Auch Allgemeinarzt Dr. Peter Heinz verlieh seiner Empörung Ausdruck. „Man benutzt uns als Watschenkasper“, ärgerte sich Heinz, der darauf hinwies, dass die Politik von der Ärzteschaft schon vor vielen Jahren auf die sich abzeichnenden Versorgungsprobleme aufmerksam gemacht worden sei. Damals seien die Ärzte nur ausgelacht worden.

Bereits 2005 habe die KV deshalb begonnen, Versorgungsforschung zu betreiben und entsprechende Zahlen, die den heutigen, eklatanten Ärztemangel offenbart hätten, vorgelegt. Aber auch das hätte niemand geglaubt, und es sei nichts geschehen. „Wir erwarten von der Politik, dass sie zugibt: Ja, wir haben in der Vergangenheit Fehler gemacht und die KV hat keine Schuld an der Lage“, so Heinz.

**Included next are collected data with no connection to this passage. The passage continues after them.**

+          T = test_T;                                                                                                      \
+          C0 += q1.z * w; C1 += q1.w * w; C2 += q2.x * w;                                                                  \
+          if (DEPTH) Dz += qz * w;                                                                                         \
+          last = take ? __float_as_uint(q2.y) : last;                                                                      \
+          if (WALK) shift_in_any(acc, take_m);                 \
+        }                                                                                                                  \
+                                       \
+        alive = WALK ? live_m != 0ull : __ballot(live) != 0ull;                                                            \
+      }
+    uint32_t acc_lo = 0u, acc_hi = 0u;
+    const int split = WALK ? min(n4, 32) : n4;
+    int k0 = 0;
+    for (; k0 < split && alive; k0 += 4) FWD_GROUP(acc_lo)
+    if (WALK) {
+      const int e_lo = k0;
+      for (k0 = 32; k0 < n4 && alive; k0 += 4) FWD_GROUP(acc_hi)
+      const int e_hi = k0 - 32;
+      const uint32_t taken_lo = e_lo ? __builtin_bitreverse32(acc_lo) >> (32 - e_lo) : 0u;
+      const uint32_t taken_hi = e_hi ? __builtin_bitreverse32(acc_hi) >> (32 - e_hi) : 0u;
+      const uint32_t pos1 = __float_as_uint(s_rec[wv][lane][2].y);
+      if (((lane < 32 ? taken_lo : taken_hi) >> (lane & 31)) & 1u) {
+        const uint32_t at = __builtin_amdgcn_mbcnt_hi(taken_hi, __builtin_amdgcn_mbcnt_lo(taken_lo, 0u));
+        wl[wcnt + at] = pos1 - 1u;
+      }
+      wcnt += (uint32_t)(__popc(taken_lo) + __popc(taken_hi));
+    }
+#undef FWD_GROUP
+  }
+  if (WALK && lane == 0) walk_count[tile * 4u + (uint32_t)wv] = wcnt;
   if (inside) {
     const size_t pix_id = (size_t)W * py + px;
     const size_t HW = (size_t)H * W;
@@ -155,14 +191,27 @@
     const uint2* __restrict__ ranges, const uint32_t* __restrict__ point_list, int W, int H,
     const float* __restrict__ rec, const float* __restrict__ bg, float* __restrict__ final_T,
     uint32_t* __restrict__ n_contrib, float* __restrict__ out_color) {
-  render_fwd_body<false>(ranges, point_list, W, H, rec, bg, final_T, n_contrib, out_color, nullptr, nullptr);
+  render_fwd_body<false, false>(ranges, point_list, W, H, rec, bg, final_T, n_contrib, out_color, nullptr, nullptr, nullptr, nullptr);
 }
 __global__ void __launch_bounds__(256) render_fwd_depth_kernel(
     const uint2* __restrict__ ranges, const uint32_t* __restrict__ point_list, int W, int H,
     const float* __restrict__ rec, const float* __restrict__ bg, float* __restrict__ final_T,
     uint32_t* __restrict__ n_contrib, float* __restrict__ out_color, float* __restrict__ out_depth,
     float* __restrict__ out_alpha) {
-  render_fwd_body<true>(ranges, point_list, W, H, rec, bg, final_T, n_contrib, out_color, out_depth, out_alpha);
+  render_fwd_body<true, false>(ranges, point_list, W, H, rec, bg, final_T, n_contrib, out_color, out_depth, out_alpha, nullptr, nullptr);
+}
+__global__ void __launch_bounds__(256) render_fwd_walk_kernel(
+    const uint2* __restrict__ ranges, const uint32_t* __restrict__ point_list, int W, int H,
+    const float* __restrict__ rec, const float* __restrict__ bg, float* __restrict__ final_T,
+    uint32_t* __restrict__ n_contrib, float* __restrict__ out_color, uint32_t* __restrict__ walk, uint32_t* __restrict__ walk_count) {
+  render_fwd_body<false, true>(ranges, point_list, W, H, rec, bg, final_T, n_contrib, out_color, nullptr, nullptr, walk, walk_count);
+}
+__global__ void __launch_bounds__(256) render_fwd_depth_walk_kernel(
+    const uint2* __restrict__ ranges, const uint32_t* __restrict__ point_list, int W, int H,
+    const float* __restrict__ rec, const float* __restrict__ bg, float* __restrict__ final_T,
+    uint32_t* __restrict__ n_contrib, float* __restrict__ out_color, float* __restrict__ out_depth,
+    float* __restrict__ out_alpha, uint32_t* __restrict__ walk, uint32_t* __restrict__ walk_count) {
+  render_fwd_body<true, true>(ranges, point_list, W, H, rec, bg, final_T, n_contrib, out_color, out_depth, out_alpha, walk, walk_count);
 }
 
 __device__ __forceinline__ float fold32(float a, float b) {
@@ -227,12 +276,13 @@
 
 typedef float f32x4 __attribute__((ext_vector_type(4)));
 
-template <bool MFMA, bool DEPTH>
+template <bool MFMA, bool DEPTH, bool WALK>
 __device__ __forceinline__ void render_bwd_body(
     const uint2* __restrict__ ranges, const uint32_t* __restrict__ point_list, int W, int H,
     const float* __restrict__ rec, const float* __restrict__ bg, const float* __restrict__ final_T,
     const uint32_t* __restrict__ n_contrib, const float* __restrict__ dL_dpix, float* __restrict__ gacc, uint32_t num_tiles,
-    const float* __restrict__ dL_ddepth, const float* __restrict__ dL_dalpha, uint8_t* __restrict__ written) {
+    const float* __restrict__ dL_ddepth, const float* __restrict__ dL_dalpha, uint8_t* __restrict__ written,
+    const uint32_t* __restrict__ walk, const uint32_t* __restrict__ walk_count) {
   static_assert(!(MFMA && DEPTH), "the depth form of the tile backward is the VALU form");
   __shared__ BwdLds lds_one;
   const uint32_t tiles_x = (W + TILE_X - 1) / TILE_X;
@@ -262,11 +312,19 @@
   const float bg_dot_dpixel = DEPTH ? (bg[0] * dp0 + bg[1] * dp1 + bg[2] * dp2) - dpa : bg[0] * dp0 + bg[1] * dp1 + bg[2] * dp2;
   const bool use_bg = __ballot(bg_dot_dpixel != 0.f) != 0ull;
 
-  uint32_t wave_last = last_contributor;
-#pragma unroll
-  for (int off = 32; off > 0; off >>= 1) wave_last = max(wave_last, (uint32_t)__shfl_xor((int)wave_last, off, 64));
-  wave_last = __builtin_amdgcn_readfirstlane(wave_last);
-  if (wave_last == 0u) return;
+  uint32_t wave_last = 0u, count = 0u;
+  const uint32_t list_len = range.y - range.x;
+  if (WALK) {
+    if (range.x >= range.y) return;
+    count = min((uint32_t)__builtin_amdgcn_readfirstlane((int)walk_count[tile * 4u + (uint32_t)wv]), list_len);
+    if (count == 0u) return;
+  } else {
+    wave_last = last_contributor;
+#pragma unroll
+    for (int off = 32; off > 0; off >>= 1) wave_last = max(wave_last, (uint32_t)__shfl_xor((int)wave_last, off, 64));
+    wave_last = __builtin_amdgcn_readfirstlane(wave_last);
+    if (wave_last == 0u) return;
+  }
 
   float T = T_final, accd = 0.f;
 
@@ -298,55 +356,14 @@
     wave_lds_fence();
   }
 
-  const int32_t cfirst = (int32_t)((wave_last - 1u) & ~63u);
-  uint32_t v_nxt = 0u;
-  Compacted cc;
-  float4 r0, r1; float rb, rz = 0.f;
-  {
-    const uint32_t p0 = (uint32_t)cfirst + lane;
-    const uint32_t v0 = p0 < wave_last ? point_list[range.x + p0] : 0u;
-    if (cfirst >= 64) v_nxt = point_list[range.x + (uint32_t)(cfirst - 64) + lane];
-    cc = compact_chunk<true>(v0, qbit, lane);
-    r0 = make_float4(0.f, 0.f, 0.f, 0.f); r1 = r0; rb = 0.f;
-    if (lane < cc.n) {
-      const float4* p = reinterpret_cast<const float4*>(rec + (size_t)(cc.val & ID_MASK) * REC_DWORDS);
-      r0 = p[0]; r1 = p[1]; load_rec_tail<DEPTH>(p, rb, rz);
-    }
-  }
   float (*mom)[12] = reinterpret_cast<float (*)[12]>(&L.wa[0][0]);
-  int fill = 0;
-  for (int32_t cbase = cfirst;; cbase -= 64) {
-    const bool tail = cbase < 0;
-    const int n = tail ? 0 : __builtin_amdgcn_readfirstlane(cc.n);
-    const float4 c0 = r0, c1 = r1;
-    const float4 c2 = make_float4(rb, __uint_as_float((uint32_t)cbase + cc.pos), __uint_as_float(cc.val & ID_MASK), DEPTH ? rz : 0.f);
-    if (cbase >= 64) {
-      uint32_t v_nn = 0u;
-      if (cbase >= 128) v_nn = point_list[range.x + (uint32_t)(cbase - 128) + lane];
-      cc = compact_chunk<true>(v_nxt, qbit, lane);
-      if (lane < cc.n) {
-        const float4* p = reinterpret_cast<const float4*>(rec + (size_t)(cc.val & ID_MASK) * REC_DWORDS);
-        r0 = p[0]; r1 = p[1]; load_rec_tail<DEPTH>(p, rb, rz);
-      }
-      v_nxt = v_nn;
-    }
-    int taken = 0;
-    do {
-      const int take = min(BW_SLOTS - fill, n - taken);
-      if (lane >= taken && lane < taken + take) {
-        const int s = fill + lane - taken;
-        L.rec[s][0] = c0; L.rec[s][1] = c1; L.rec[s][2] = c2;
-      }
-      fill += take; taken += take;
-      if (fill < BW_SLOTS && !(tail && fill > 0)) continue;
-      const int nb = fill;
-      fill = 0;
+  auto run_batch = [&](const int nb) {
       wave_lds_fence();
       if (use_bg) pixel_role<true, DEPTH>(L, nb, lane, pxf, pyf, last_contributor, dp0, dp1, dp2, dpz, T_final, bg_dot_dpixel, T, accd);
       else pixel_role<false, DEPTH>(L, nb, lane, pxf, pyf, last_contributor, dp0, dp1, dp2, dpz, T_final, bg_dot_dpixel, T, accd);
       wave_lds_fence();
 #if defined(SEGS_MEASURE) && defined(ABLATE_NO_GAUSS_ROLE)
-      continue;
+      return;
 #endif
       const float2 gxy = *reinterpret_cast<const float2*>(&L.rec[gs][0]);
       const float gxr = gxy.x - qx0f, gyr = gxy.y - qy0f;
@@ -448,8 +465,90 @@
         written[id_gs] = (uint8_t)one;
       }
       wave_lds_fence();
+  };
+
+  float4 r0, r1; float rb, rz = 0.f;
+  if constexpr (WALK) {
+    const uint32_t* const wl = walk + ((size_t)range.x * 4u + (size_t)wv * list_len);
+    int32_t top = (int32_t)count - 1;
+    const auto load_pos = [&](int32_t t) { const int32_t i = t - lane; return i >= 0 ? min(wl[i], list_len - 1u) : 0u; };
+    const auto load_val = [&](int32_t t, uint32_t pos) { return t - lane >= 0 ? point_list[range.x + pos] & ID_MASK : 0u; };
+    uint32_t pos_c = load_pos(top), pos_n = load_pos(top - 64), pos_nn = load_pos(top - 128);
+    uint32_t val_c = load_val(top, pos_c), val_n = load_val(top - 64, pos_n);
+    r0 = make_float4(0.f, 0.f, 0.f, 0.f); r1 = r0; rb = 0.f;
+    if (top - lane >= 0) {
+      const float4* p = reinterpret_cast<const float4*>(rec + (size_t)val_c * REC_DWORDS);
+      r0 = p[0]; r1 = p[1]; load_rec_tail<DEPTH>(p, rb, rz);
+    }
+    for (;; top -= 64) {
+      const int n = min(64, top + 1);
+      const float4 c0 = r0, c1 = r1;
+      const float4 c2 = make_float4(rb, __uint_as_float(pos_c), __uint_as_float(val_c), DEPTH ? rz : 0.f);
+      if (top >= 64) {
+        pos_c = pos_n; val_c = val_n;
+        if (top - 64 - lane >= 0) {
+          const float4* p = reinterpret_cast<const float4*>(rec + (size_t)val_c * REC_DWORDS);
+          r0 = p[0]; r1 = p[1]; load_rec_tail<DEPTH>(p, rb, rz);
+        }
+        pos_n = pos_nn;
+        val_n = load_val(top - 128, pos_n);
+        pos_nn = load_pos(top - 192);
+      }
+#pragma unroll 1
+      for (int j = 0; j < 64 / BW_SLOTS; j++) {
+        const int nb = min(BW_SLOTS, n - j * BW_SLOTS);
+        if (nb <= 0) break;
+        if ((lane >> 4) == j && (lane & 15) < nb) { L.rec[lane & 15][0] = c0; L.rec[lane & 15][1] = c1; L.rec[lane & 15][2] = c2; }
+        run_batch(nb);
+      }
+      if (top < 64) break;
+    }
+  } else {
+  const int32_t cfirst = (int32_t)((wave_last - 1u) & ~63u);
+  uint32_t v_nxt = 0u;
+  Compacted cc;
+  {
+    const uint32_t p0 = (uint32_t)cfirst + lane;
+    const uint32_t v0 = p0 < wave_last ? point_list[range.x + p0] : 0u;
+    if (cfirst >= 64) v_nxt = point_list[range.x + (uint32_t)(cfirst - 64) + lane];
+    cc = compact_chunk<true>(v0, qbit, lane);
+    r0 = make_float4(0.f, 0.f, 0.f, 0.f); r1 = r0; rb = 0.f;
+    if (lane < cc.n) {
+      const float4* p = reinterpret_cast<const float4*>(rec + (size_t)(cc.val & ID_MASK) * REC_DWORDS);
+      r0 = p[0]; r1 = p[1]; load_rec_tail<DEPTH>(p, rb, rz);
+    }
+  }
+  int fill = 0;
+  for (int32_t cbase = cfirst;; cbase -= 64) {
+    const bool tail = cbase < 0;
+    const int n = tail ? 0 : __builtin_amdgcn_readfirstlane(cc.n);
+    const float4 c0 = r0, c1 = r1;
+    const float4 c2 = make_float4(rb, __uint_as_float((uint32_t)cbase + cc.pos), __uint_as_float(cc.val & ID_MASK), DEPTH ? rz : 0.f);
+    if (cbase >= 64) {
+      uint32_t v_nn = 0u;
+      if (cbase >= 128) v_nn = point_list[range.x + (uint32_t)(cbase - 128) + lane];
+      cc = compact_chunk<true>(v_nxt, qbit, lane);
+      if (lane < cc.n) {
+        const float4* p = reinterpret_cast<const float4*>(rec + (size_t)(cc.val & ID_MASK) * REC_DWORDS);
+        r0 = p[0]; r1 = p[1]; load_rec_tail<DEPTH>(p, rb, rz);
+      }
+      v_nxt = v_nn;
+    }
+    int taken = 0;
+    do {
+      const int take = min(BW_SLOTS - fill, n - taken);
+      if (lane >= taken && lane < taken + take) {
+        const int s = fill + lane - taken;
+        L.rec[s][0] = c0; L.rec[s][1] = c1; L.rec[s][2] = c2;
+      }
+      fill += take; taken += take;
+      if (fill < BW_SLOTS && !(tail && fill > 0)) continue;
+      const int nb = fill;
+      fill = 0;
+      run_batch(nb);
     } while (taken < n);
     if (tail) break;
+  }
   }
 }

Mittel im Strukturfonds sinken

Die Mittel im Strukturfonds, erklärte Heinz, seien begrenzt und würden durch die im TSVG verankerte extrabudgetäre Vergütung weiter sinken. Die KV investiere nun, um die Terminservicestelle auszubauen und damit - wie von der Politik gewünscht – eine Dispositionszentrale zu installieren. Damit werde die Erreichbarkeit für Patienten an sieben Tagen der Woche rund um die Uhr gewährleistet. Um das finanzieren zu können, habe sich die KV dazu entschlossen, die Niederlassungsförderung von 60 000 auf 39 000 Euro zu senken. Damals habe das Ministerium im Übrigen selbst eine Förderung von 40 000 Euro vorgeschlagen und gemeint, 60 000 Euro seien viel zu viel.

„Es ist eh schon fragwürdig, dass wir so etwas überhaupt bezahlen“, sagte Heinz. Schließlich sei die Entscheidung für oder gegen eine Niederlassung kaum von diesem Geld abhängig. „Wir machen uns krumm, das bisschen Versorgung, das noch da ist, sinnvoll zu leiten“, erklärte Heinz, der aber auch Gesprächsbereitschaft mit dem Ministerium signalisierte. Das Gegeneinander helfe nicht weiter, alle müssten an einem Strang ziehen, mahnte der KV-Chef.